• **Activity**
Your answer should be one number, namely how many lines in the listing below include the word "live".

• **Supplied records**
[Start of section]

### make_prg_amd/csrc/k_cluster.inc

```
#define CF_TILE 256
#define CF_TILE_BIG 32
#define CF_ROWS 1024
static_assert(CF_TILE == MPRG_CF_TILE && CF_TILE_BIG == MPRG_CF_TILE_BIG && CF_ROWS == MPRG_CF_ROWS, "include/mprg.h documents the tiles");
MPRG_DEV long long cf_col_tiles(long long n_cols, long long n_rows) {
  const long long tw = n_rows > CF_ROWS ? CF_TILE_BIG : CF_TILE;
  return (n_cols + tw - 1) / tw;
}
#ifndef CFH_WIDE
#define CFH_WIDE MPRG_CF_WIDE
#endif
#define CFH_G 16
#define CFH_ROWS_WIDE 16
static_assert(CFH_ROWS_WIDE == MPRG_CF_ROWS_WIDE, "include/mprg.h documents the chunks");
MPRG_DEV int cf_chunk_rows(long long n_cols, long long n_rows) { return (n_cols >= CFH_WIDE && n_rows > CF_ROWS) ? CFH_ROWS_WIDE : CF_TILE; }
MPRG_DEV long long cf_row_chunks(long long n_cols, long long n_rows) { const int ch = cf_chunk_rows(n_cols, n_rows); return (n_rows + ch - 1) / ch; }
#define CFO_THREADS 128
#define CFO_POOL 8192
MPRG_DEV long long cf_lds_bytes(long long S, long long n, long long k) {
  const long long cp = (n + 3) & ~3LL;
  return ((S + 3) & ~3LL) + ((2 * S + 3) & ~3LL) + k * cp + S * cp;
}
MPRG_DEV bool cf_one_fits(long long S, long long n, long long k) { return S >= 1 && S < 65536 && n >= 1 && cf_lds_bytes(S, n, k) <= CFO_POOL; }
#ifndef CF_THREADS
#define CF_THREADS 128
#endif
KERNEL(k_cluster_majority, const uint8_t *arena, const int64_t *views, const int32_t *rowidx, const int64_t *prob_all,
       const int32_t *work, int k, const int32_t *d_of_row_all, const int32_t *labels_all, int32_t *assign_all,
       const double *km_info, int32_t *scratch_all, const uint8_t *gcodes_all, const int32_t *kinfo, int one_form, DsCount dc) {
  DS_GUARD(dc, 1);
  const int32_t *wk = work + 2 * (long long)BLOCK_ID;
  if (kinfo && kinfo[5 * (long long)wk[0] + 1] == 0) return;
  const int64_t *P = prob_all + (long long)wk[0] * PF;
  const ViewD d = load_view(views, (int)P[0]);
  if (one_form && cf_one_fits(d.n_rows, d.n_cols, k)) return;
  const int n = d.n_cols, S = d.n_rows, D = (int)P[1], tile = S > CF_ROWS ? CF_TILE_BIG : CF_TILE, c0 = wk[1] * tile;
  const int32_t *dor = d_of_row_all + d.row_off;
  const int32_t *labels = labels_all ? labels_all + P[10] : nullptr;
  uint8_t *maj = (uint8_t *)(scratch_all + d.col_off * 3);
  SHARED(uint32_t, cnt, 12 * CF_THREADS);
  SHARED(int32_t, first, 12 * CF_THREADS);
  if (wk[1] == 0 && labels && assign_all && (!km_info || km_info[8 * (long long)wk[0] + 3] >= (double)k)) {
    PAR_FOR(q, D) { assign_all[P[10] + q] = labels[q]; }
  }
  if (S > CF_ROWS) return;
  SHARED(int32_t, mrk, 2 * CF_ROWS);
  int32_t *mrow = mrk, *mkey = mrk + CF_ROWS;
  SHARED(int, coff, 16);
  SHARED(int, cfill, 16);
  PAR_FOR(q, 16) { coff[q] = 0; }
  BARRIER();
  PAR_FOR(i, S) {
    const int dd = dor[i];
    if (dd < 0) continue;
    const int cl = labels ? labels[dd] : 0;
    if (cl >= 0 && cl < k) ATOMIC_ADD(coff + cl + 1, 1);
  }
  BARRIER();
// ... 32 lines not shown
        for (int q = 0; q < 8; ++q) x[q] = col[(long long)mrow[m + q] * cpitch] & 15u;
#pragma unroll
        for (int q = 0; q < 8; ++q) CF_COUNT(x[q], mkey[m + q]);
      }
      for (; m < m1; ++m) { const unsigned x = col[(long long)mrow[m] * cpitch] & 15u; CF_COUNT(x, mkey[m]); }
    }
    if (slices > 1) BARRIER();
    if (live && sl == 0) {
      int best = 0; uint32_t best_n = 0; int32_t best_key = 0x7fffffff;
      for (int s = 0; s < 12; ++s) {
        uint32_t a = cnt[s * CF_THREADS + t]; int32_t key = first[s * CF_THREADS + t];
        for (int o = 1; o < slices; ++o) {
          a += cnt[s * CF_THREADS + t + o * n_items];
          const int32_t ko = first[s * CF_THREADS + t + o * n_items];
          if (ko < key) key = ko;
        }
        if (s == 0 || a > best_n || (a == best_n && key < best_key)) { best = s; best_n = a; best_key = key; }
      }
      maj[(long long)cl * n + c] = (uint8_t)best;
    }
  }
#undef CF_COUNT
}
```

[End of section]
[Start of section]

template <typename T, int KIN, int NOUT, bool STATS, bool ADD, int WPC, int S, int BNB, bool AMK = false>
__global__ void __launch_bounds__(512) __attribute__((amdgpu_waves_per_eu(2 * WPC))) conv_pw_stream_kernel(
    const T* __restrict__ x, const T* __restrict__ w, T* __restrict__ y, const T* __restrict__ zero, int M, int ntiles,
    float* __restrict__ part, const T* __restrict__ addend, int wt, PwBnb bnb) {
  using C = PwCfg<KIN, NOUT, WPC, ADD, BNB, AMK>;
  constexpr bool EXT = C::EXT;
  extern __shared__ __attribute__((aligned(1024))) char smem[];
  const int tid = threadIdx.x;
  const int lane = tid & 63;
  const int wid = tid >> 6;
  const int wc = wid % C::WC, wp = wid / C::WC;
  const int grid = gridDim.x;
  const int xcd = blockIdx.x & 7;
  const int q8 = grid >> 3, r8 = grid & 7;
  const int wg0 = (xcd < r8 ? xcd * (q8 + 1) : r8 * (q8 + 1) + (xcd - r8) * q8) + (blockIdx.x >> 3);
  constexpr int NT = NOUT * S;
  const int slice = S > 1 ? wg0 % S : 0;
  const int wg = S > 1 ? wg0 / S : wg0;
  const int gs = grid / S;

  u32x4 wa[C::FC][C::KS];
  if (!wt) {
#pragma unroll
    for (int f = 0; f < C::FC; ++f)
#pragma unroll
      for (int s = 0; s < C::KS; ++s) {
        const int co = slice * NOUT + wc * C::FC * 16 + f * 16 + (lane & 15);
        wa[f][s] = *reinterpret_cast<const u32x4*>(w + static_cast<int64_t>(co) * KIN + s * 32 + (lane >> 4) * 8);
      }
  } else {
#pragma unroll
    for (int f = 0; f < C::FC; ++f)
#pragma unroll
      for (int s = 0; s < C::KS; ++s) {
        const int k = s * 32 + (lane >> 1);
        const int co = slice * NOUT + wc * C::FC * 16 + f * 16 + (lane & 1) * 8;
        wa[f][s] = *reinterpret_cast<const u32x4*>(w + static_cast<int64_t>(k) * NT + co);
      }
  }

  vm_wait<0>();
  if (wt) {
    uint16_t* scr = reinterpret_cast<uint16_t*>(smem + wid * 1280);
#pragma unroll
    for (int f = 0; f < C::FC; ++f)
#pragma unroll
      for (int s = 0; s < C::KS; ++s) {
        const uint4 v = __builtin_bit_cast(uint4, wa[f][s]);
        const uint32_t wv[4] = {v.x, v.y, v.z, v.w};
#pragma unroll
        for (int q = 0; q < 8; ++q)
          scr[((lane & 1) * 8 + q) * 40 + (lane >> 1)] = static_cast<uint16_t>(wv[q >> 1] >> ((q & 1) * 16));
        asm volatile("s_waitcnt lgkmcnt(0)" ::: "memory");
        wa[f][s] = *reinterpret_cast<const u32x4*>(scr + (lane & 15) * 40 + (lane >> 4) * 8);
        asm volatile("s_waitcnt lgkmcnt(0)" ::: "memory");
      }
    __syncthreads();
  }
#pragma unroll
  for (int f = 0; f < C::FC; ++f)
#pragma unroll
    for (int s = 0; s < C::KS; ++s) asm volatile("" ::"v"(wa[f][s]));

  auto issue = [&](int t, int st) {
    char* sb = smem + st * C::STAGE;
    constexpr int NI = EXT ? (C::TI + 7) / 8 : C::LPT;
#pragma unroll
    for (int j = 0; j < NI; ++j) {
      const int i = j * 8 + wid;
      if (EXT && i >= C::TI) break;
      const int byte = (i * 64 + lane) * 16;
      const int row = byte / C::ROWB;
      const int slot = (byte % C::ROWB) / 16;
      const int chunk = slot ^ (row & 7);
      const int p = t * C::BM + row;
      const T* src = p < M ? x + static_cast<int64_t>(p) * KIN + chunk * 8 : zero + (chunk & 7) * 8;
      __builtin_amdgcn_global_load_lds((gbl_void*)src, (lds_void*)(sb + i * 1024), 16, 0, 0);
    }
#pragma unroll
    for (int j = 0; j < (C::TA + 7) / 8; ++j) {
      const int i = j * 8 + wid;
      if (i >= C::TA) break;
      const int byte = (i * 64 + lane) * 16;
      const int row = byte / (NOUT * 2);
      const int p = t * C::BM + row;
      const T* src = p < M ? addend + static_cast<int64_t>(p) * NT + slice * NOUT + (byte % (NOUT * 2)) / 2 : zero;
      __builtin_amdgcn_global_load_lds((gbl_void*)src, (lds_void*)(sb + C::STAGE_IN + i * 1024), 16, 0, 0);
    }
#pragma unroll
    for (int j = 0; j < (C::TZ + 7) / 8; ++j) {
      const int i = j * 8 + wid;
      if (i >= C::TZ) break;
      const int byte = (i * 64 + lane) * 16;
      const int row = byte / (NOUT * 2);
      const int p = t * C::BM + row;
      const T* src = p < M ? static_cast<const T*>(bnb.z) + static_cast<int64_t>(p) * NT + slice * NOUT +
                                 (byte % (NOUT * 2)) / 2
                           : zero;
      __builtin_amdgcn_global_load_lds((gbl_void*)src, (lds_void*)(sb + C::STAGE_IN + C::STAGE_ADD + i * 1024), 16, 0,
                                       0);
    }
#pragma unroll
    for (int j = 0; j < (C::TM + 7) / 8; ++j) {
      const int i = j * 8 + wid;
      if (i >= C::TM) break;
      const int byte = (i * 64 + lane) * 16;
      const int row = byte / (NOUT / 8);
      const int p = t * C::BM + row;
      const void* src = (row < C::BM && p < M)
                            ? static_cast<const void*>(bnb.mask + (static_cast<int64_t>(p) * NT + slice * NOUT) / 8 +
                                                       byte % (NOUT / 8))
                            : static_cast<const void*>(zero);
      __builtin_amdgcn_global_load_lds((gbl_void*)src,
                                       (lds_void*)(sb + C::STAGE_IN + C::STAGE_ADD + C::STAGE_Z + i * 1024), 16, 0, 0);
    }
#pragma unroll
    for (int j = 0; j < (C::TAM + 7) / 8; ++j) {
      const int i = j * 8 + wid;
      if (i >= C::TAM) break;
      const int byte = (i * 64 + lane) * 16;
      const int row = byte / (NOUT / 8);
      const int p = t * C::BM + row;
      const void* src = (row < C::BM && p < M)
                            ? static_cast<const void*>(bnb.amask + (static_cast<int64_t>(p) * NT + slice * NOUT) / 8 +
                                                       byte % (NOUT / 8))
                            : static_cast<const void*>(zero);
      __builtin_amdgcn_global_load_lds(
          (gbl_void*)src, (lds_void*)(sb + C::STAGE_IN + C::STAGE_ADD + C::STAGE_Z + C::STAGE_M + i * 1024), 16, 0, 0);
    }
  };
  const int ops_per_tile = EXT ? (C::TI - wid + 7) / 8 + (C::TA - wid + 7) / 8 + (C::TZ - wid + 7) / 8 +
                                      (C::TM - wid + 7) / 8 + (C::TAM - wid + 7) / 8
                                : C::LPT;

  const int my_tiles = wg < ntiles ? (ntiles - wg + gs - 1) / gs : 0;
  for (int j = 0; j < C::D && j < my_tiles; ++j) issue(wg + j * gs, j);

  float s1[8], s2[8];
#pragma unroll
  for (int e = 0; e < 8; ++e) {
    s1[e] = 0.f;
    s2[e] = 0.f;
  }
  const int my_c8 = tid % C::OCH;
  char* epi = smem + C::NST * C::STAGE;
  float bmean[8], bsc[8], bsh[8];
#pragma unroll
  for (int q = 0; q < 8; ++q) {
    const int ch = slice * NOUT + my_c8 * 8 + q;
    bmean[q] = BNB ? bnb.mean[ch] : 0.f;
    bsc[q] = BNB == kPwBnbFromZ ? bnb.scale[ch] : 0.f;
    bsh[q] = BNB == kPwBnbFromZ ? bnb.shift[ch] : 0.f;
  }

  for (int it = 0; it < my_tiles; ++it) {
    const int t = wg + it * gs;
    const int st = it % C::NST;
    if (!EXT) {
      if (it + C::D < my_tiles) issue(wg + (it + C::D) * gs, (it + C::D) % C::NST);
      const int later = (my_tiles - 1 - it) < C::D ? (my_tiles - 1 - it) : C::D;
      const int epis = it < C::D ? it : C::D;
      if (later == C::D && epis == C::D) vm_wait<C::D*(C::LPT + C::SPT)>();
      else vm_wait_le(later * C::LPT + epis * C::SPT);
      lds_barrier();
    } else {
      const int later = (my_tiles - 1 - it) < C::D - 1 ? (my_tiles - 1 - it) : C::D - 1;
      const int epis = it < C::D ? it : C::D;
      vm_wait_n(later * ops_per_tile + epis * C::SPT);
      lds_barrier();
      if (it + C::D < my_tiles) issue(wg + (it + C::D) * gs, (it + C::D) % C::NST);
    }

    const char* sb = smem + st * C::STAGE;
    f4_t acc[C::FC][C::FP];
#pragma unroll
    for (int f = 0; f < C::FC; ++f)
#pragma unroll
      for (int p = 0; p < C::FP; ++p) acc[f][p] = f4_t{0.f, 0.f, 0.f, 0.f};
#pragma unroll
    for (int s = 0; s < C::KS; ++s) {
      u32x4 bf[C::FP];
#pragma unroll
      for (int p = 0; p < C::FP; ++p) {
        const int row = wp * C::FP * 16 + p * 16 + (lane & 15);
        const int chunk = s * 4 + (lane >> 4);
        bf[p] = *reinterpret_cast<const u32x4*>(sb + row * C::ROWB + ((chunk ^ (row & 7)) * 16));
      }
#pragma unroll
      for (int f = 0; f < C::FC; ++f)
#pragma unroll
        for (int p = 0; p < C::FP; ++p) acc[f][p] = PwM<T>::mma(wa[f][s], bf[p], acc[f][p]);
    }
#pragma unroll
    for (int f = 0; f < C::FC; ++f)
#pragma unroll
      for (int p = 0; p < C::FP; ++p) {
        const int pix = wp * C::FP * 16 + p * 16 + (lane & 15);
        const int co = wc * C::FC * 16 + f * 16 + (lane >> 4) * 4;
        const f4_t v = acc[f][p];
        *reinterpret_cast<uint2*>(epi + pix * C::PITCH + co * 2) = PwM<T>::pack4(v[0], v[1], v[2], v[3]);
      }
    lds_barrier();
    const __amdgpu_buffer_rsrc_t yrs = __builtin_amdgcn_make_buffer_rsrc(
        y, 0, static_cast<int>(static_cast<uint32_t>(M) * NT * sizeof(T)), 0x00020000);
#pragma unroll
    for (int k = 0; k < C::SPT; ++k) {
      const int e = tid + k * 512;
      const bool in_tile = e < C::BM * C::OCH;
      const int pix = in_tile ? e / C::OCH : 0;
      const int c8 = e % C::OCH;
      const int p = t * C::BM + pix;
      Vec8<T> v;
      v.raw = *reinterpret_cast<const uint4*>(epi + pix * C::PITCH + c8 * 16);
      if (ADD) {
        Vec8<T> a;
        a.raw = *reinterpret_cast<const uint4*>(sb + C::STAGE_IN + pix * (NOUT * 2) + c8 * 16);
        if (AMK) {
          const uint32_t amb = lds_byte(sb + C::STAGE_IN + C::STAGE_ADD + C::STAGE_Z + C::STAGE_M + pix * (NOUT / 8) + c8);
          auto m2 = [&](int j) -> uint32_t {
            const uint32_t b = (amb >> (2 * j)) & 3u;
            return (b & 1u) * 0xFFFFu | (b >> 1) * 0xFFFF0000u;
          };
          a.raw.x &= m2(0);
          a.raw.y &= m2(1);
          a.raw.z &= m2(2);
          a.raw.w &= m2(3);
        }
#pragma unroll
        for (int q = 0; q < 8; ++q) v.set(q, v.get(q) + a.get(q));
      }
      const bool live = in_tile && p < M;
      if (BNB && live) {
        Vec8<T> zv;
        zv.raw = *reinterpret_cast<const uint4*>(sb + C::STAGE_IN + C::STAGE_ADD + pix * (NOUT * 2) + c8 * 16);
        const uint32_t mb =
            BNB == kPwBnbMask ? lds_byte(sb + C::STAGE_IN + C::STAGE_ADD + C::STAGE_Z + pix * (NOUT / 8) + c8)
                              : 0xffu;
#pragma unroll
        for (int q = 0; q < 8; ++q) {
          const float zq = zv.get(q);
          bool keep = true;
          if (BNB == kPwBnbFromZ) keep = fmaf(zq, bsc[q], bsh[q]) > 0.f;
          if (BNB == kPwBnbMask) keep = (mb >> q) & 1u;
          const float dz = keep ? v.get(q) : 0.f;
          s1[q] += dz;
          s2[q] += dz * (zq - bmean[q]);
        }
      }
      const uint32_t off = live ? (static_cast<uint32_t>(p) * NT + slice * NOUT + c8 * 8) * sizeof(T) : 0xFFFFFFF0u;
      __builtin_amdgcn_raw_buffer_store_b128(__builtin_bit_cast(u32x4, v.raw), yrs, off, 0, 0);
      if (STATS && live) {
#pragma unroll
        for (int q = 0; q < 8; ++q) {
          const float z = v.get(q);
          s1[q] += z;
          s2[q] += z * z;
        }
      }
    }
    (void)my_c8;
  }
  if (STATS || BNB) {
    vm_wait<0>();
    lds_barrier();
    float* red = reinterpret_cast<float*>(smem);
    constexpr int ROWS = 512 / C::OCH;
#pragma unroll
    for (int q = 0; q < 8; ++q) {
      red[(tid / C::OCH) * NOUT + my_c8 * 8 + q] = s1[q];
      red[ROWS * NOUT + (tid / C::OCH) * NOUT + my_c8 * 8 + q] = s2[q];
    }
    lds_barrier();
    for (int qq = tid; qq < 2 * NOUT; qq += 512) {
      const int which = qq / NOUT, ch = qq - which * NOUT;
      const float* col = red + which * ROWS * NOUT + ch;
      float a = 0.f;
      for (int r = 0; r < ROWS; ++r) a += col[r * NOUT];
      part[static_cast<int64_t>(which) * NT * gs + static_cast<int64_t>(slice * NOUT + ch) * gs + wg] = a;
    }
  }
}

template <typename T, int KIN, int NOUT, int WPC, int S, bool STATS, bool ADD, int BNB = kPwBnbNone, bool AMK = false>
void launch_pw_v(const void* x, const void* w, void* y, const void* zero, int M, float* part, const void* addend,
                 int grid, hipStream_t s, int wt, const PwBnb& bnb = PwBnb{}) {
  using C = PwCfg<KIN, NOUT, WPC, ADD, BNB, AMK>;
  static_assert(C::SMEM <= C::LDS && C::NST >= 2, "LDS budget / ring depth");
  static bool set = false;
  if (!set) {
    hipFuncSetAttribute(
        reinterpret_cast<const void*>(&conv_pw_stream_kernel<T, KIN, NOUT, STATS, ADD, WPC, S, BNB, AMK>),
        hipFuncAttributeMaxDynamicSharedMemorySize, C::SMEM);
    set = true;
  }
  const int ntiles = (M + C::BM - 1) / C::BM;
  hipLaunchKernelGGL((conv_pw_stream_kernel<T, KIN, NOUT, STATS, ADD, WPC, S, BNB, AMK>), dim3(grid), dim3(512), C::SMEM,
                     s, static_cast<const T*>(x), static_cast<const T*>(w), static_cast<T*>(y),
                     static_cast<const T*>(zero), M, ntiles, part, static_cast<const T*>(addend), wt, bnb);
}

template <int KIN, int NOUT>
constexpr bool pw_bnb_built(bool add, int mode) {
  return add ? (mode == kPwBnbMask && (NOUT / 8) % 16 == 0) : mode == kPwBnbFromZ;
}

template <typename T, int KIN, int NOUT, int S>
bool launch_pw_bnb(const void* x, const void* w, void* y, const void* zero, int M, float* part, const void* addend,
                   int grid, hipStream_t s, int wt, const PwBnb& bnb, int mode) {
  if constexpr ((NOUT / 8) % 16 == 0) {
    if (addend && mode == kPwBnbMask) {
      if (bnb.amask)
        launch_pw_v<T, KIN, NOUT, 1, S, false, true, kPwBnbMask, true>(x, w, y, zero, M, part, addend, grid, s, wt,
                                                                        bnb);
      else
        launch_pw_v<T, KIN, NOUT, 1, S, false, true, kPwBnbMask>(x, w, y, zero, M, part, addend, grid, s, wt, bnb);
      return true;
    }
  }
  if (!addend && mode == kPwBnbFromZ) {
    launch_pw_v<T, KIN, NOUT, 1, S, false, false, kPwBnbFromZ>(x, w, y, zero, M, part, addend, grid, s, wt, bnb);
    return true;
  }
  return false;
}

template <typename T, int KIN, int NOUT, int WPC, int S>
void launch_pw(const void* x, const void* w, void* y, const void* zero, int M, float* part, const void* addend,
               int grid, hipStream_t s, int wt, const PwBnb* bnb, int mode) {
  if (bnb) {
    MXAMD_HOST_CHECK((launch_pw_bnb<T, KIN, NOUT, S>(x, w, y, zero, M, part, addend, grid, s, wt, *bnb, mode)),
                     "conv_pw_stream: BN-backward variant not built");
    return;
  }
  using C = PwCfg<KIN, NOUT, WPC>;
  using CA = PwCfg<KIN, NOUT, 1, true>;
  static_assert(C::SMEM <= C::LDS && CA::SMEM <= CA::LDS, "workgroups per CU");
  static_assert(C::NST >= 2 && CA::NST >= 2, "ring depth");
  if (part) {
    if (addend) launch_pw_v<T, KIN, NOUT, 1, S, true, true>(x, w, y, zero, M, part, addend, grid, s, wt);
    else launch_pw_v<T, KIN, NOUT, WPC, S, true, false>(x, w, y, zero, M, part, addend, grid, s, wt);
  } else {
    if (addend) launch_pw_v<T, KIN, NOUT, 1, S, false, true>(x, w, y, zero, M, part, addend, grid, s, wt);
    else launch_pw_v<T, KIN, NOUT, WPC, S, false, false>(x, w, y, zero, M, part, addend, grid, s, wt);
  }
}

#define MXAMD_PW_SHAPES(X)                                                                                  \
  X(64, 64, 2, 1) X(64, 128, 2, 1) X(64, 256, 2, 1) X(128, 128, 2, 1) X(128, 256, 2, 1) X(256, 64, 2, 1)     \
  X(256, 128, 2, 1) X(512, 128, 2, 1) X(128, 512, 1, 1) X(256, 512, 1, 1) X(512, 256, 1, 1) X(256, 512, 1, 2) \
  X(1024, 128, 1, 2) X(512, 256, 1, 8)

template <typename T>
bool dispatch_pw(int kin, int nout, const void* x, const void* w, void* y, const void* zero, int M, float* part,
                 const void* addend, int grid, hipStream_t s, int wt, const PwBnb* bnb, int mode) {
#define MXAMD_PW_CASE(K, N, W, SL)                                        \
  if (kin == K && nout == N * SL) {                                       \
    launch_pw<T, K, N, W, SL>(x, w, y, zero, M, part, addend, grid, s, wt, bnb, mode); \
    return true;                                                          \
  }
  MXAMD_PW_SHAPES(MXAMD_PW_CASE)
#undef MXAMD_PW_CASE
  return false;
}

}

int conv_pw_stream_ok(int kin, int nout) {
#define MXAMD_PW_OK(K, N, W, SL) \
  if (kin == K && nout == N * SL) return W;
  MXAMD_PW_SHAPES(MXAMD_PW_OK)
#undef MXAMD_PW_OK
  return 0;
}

[End of section]

• **Answer space**
5